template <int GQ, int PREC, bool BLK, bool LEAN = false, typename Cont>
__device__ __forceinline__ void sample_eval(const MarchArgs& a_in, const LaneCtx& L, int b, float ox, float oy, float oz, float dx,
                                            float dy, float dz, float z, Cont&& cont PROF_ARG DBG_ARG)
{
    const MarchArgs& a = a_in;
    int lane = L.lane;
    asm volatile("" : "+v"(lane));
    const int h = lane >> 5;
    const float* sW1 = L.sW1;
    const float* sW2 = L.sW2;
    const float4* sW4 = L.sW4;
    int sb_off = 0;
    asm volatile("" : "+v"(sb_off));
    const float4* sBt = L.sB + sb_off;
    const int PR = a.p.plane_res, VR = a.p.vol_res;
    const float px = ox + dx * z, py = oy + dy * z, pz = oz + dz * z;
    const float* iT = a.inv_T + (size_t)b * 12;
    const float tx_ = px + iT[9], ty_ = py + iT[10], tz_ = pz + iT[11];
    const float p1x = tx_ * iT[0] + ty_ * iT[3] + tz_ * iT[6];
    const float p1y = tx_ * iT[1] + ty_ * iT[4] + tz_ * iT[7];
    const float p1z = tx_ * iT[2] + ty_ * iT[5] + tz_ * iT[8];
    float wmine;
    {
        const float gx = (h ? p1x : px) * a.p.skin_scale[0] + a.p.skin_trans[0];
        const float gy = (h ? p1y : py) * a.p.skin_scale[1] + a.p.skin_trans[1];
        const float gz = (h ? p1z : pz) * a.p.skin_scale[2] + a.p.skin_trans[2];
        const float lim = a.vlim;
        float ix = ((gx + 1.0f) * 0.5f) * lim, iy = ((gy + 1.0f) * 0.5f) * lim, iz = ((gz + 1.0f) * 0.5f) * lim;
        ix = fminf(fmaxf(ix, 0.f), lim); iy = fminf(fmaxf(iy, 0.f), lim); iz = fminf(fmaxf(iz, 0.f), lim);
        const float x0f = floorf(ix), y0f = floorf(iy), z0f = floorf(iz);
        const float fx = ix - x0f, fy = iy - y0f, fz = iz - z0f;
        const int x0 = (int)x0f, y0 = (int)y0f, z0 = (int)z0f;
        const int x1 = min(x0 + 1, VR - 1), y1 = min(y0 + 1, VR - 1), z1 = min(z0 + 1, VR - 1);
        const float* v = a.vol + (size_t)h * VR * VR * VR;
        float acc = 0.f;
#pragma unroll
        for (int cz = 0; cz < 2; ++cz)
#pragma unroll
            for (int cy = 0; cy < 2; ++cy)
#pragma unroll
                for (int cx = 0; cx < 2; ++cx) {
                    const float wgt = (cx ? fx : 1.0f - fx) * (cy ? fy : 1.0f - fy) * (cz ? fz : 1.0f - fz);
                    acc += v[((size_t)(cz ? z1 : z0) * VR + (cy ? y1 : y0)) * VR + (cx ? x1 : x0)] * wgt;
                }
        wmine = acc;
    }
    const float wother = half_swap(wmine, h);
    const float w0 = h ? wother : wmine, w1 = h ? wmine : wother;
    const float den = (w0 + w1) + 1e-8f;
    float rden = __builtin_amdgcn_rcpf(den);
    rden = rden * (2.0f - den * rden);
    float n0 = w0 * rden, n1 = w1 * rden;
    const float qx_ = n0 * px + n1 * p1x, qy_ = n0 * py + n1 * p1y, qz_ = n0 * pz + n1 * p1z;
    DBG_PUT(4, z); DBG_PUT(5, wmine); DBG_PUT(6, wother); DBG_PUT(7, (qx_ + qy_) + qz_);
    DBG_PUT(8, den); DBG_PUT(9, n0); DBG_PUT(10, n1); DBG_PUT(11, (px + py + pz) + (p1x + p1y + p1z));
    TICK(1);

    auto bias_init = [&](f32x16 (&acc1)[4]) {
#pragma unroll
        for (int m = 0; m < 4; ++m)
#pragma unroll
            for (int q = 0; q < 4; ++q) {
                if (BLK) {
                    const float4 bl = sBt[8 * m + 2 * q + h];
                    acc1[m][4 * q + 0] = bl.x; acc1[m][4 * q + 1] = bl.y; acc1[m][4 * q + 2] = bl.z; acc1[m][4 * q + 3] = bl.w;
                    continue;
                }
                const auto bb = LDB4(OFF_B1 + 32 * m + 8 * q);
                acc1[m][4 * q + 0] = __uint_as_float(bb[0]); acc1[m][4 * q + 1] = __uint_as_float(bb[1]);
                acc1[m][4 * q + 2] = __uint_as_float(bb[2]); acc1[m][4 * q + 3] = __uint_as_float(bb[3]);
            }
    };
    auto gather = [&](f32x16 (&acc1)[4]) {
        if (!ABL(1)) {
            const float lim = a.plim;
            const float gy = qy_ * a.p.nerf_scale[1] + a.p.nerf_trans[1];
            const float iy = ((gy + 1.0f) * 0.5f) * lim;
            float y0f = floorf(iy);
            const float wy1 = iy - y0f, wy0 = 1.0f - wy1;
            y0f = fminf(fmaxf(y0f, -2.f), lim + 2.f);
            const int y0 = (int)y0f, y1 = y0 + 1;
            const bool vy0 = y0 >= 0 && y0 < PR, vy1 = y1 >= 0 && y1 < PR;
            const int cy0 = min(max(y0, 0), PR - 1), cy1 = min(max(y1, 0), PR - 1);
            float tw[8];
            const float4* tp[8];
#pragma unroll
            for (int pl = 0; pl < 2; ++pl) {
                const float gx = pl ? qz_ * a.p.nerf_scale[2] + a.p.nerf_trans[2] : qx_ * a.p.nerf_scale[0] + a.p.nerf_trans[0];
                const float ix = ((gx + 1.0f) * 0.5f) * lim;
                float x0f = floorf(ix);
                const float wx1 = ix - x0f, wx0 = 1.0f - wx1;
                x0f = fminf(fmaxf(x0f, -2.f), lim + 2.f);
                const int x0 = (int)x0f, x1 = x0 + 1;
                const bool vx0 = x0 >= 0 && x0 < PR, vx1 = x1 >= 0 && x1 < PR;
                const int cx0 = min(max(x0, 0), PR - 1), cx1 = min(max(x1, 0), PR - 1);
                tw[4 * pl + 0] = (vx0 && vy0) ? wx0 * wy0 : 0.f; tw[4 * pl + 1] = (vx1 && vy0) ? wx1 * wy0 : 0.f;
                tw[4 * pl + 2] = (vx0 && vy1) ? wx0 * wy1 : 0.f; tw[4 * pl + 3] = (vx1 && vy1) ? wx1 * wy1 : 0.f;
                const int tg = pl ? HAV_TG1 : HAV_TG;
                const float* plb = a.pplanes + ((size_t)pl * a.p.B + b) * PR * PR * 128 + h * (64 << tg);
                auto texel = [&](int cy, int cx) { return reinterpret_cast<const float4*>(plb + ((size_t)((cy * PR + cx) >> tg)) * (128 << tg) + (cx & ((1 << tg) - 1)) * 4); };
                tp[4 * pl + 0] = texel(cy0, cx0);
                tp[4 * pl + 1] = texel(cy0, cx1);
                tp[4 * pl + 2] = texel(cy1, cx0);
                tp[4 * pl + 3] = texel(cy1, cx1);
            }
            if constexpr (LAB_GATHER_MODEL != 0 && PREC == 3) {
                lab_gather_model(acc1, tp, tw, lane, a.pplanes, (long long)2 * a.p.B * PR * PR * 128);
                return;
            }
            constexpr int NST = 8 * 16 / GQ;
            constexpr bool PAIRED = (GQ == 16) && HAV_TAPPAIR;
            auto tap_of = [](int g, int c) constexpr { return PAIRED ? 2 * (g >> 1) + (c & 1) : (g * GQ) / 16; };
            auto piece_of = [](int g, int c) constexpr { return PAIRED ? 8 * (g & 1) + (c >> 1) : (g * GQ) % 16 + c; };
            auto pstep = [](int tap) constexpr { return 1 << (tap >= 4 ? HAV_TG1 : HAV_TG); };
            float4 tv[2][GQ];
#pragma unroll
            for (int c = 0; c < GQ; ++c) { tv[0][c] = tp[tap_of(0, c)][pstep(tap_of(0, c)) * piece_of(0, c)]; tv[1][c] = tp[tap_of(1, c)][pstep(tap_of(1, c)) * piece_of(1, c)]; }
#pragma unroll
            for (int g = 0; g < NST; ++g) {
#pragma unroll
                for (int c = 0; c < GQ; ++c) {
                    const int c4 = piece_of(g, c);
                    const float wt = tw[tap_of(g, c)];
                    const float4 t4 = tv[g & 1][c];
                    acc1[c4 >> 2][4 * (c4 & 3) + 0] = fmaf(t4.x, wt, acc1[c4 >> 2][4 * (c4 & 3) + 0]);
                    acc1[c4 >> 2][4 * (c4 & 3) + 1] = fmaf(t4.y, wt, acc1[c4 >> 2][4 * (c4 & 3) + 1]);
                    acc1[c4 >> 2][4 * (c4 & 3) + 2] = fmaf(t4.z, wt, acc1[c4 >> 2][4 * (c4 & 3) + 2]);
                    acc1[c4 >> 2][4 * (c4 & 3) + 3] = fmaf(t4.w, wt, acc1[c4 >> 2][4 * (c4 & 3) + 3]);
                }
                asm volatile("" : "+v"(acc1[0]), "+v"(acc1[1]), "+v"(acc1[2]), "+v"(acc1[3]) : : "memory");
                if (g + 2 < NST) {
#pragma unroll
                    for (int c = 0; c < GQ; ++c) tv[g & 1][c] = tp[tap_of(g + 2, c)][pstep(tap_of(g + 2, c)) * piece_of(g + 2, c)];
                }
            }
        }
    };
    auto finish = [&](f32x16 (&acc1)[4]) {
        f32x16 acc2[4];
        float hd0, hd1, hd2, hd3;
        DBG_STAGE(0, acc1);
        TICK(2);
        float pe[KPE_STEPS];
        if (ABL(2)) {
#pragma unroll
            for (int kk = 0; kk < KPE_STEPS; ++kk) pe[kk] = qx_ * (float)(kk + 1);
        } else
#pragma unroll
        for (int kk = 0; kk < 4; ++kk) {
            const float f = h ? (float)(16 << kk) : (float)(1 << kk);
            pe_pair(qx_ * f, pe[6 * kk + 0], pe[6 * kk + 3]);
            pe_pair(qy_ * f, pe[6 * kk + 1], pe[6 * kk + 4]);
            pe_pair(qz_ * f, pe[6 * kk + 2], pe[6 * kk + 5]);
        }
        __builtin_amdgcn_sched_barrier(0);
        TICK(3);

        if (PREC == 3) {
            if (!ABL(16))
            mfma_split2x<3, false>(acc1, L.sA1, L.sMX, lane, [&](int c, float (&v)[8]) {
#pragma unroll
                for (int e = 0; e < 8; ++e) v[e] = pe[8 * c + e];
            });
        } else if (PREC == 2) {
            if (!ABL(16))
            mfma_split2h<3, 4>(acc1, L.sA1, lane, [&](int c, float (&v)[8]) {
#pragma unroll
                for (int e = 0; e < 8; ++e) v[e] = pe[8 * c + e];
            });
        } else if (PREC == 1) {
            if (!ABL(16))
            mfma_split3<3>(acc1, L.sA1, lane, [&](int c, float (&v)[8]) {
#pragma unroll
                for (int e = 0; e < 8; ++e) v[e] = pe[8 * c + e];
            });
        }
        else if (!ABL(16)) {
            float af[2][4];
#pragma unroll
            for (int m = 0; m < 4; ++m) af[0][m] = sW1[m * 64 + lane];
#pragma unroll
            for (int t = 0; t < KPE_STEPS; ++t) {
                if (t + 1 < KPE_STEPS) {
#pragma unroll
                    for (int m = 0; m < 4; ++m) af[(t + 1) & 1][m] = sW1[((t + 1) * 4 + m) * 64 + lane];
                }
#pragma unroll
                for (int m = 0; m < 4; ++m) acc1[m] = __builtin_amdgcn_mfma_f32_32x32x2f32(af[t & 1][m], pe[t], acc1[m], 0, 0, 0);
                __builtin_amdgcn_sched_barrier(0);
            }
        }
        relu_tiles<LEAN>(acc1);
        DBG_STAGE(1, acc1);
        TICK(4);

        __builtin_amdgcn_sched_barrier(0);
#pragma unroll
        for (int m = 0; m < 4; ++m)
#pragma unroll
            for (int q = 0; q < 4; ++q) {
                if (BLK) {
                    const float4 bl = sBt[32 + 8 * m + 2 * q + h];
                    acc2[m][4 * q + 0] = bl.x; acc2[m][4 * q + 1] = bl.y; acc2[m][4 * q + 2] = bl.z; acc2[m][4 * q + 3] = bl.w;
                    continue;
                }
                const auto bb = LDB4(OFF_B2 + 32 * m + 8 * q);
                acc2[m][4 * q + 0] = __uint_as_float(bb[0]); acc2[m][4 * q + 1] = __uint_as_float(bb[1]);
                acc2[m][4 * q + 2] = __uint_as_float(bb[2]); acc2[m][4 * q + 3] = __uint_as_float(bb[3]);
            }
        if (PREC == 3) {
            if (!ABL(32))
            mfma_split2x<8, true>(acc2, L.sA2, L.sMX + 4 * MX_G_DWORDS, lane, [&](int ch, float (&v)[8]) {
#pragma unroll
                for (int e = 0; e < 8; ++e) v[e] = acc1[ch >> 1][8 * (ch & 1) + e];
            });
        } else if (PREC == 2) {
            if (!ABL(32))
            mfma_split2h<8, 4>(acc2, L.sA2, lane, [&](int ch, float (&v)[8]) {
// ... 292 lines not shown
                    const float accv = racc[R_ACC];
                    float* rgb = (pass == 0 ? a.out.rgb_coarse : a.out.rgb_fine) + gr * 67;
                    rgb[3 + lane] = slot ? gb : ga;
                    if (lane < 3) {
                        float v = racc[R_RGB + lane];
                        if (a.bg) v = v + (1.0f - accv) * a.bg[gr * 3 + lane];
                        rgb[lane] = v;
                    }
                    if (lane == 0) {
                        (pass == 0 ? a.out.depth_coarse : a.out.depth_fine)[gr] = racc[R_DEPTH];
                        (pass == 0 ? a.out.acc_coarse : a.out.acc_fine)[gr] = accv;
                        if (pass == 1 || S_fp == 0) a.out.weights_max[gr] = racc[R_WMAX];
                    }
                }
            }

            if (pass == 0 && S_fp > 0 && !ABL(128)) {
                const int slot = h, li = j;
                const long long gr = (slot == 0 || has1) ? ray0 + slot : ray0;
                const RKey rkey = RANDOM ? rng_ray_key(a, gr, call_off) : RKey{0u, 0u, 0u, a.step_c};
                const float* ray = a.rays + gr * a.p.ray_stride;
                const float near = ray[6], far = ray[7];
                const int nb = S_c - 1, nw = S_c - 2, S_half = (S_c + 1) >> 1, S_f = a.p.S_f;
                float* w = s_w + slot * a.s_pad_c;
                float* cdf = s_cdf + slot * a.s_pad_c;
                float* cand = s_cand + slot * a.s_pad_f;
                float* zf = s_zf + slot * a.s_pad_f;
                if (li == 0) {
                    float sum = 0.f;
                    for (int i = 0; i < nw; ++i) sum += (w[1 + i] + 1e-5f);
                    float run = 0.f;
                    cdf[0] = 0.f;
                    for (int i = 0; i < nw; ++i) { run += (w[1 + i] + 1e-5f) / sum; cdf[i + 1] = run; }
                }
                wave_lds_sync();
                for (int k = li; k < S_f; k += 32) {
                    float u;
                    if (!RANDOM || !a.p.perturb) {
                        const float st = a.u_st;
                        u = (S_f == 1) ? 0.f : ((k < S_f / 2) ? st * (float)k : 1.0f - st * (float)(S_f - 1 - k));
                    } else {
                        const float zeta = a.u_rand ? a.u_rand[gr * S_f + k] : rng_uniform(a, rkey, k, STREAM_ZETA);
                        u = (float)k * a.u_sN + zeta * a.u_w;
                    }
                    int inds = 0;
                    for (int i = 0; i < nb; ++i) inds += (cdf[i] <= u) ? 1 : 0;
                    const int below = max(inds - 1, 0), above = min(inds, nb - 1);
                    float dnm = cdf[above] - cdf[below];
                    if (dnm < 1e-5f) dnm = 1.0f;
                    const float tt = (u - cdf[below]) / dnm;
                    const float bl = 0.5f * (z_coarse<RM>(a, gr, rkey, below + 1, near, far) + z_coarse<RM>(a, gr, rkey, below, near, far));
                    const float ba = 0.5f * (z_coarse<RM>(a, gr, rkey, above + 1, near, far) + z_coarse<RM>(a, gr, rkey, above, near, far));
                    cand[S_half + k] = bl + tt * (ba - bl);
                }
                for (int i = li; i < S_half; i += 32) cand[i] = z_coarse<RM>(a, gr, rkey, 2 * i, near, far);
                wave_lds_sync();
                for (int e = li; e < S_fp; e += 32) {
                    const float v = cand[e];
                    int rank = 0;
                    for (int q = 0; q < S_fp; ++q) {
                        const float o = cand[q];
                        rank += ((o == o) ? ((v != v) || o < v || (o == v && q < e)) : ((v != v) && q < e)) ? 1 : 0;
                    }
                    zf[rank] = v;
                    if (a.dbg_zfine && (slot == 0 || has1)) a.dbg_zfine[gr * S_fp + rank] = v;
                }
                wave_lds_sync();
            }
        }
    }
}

======

Please give again the lines above between the line holding "acc2[m][4 * q + 2] = __uint_as_float(bb[2]);" and the line holding "cdf[0] = 0.f;", inclusive, exactly as they are and with nothing added.

                acc2[m][4 * q + 2] = __uint_as_float(bb[2]); acc2[m][4 * q + 3] = __uint_as_float(bb[3]);
            }
        if (PREC == 3) {
            if (!ABL(32))
            mfma_split2x<8, true>(acc2, L.sA2, L.sMX + 4 * MX_G_DWORDS, lane, [&](int ch, float (&v)[8]) {
#pragma unroll
                for (int e = 0; e < 8; ++e) v[e] = acc1[ch >> 1][8 * (ch & 1) + e];
            });
        } else if (PREC == 2) {
            if (!ABL(32))
            mfma_split2h<8, 4>(acc2, L.sA2, lane, [&](int ch, float (&v)[8]) {
// ... 292 lines not shown
                    const float accv = racc[R_ACC];
                    float* rgb = (pass == 0 ? a.out.rgb_coarse : a.out.rgb_fine) + gr * 67;
                    rgb[3 + lane] = slot ? gb : ga;
                    if (lane < 3) {
                        float v = racc[R_RGB + lane];
                        if (a.bg) v = v + (1.0f - accv) * a.bg[gr * 3 + lane];
                        rgb[lane] = v;
                    }
                    if (lane == 0) {
                        (pass == 0 ? a.out.depth_coarse : a.out.depth_fine)[gr] = racc[R_DEPTH];
                        (pass == 0 ? a.out.acc_coarse : a.out.acc_fine)[gr] = accv;
                        if (pass == 1 || S_fp == 0) a.out.weights_max[gr] = racc[R_WMAX];
                    }
                }
            }

            if (pass == 0 && S_fp > 0 && !ABL(128)) {
                const int slot = h, li = j;
                const long long gr = (slot == 0 || has1) ? ray0 + slot : ray0;
                const RKey rkey = RANDOM ? rng_ray_key(a, gr, call_off) : RKey{0u, 0u, 0u, a.step_c};
                const float* ray = a.rays + gr * a.p.ray_stride;
                const float near = ray[6], far = ray[7];
                const int nb = S_c - 1, nw = S_c - 2, S_half = (S_c + 1) >> 1, S_f = a.p.S_f;
                float* w = s_w + slot * a.s_pad_c;
                float* cdf = s_cdf + slot * a.s_pad_c;
                float* cand = s_cand + slot * a.s_pad_f;
                float* zf = s_zf + slot * a.s_pad_f;
                if (li == 0) {
                    float sum = 0.f;
                    for (int i = 0; i < nw; ++i) sum += (w[1 + i] + 1e-5f);
                    float run = 0.f;
                    cdf[0] = 0.f;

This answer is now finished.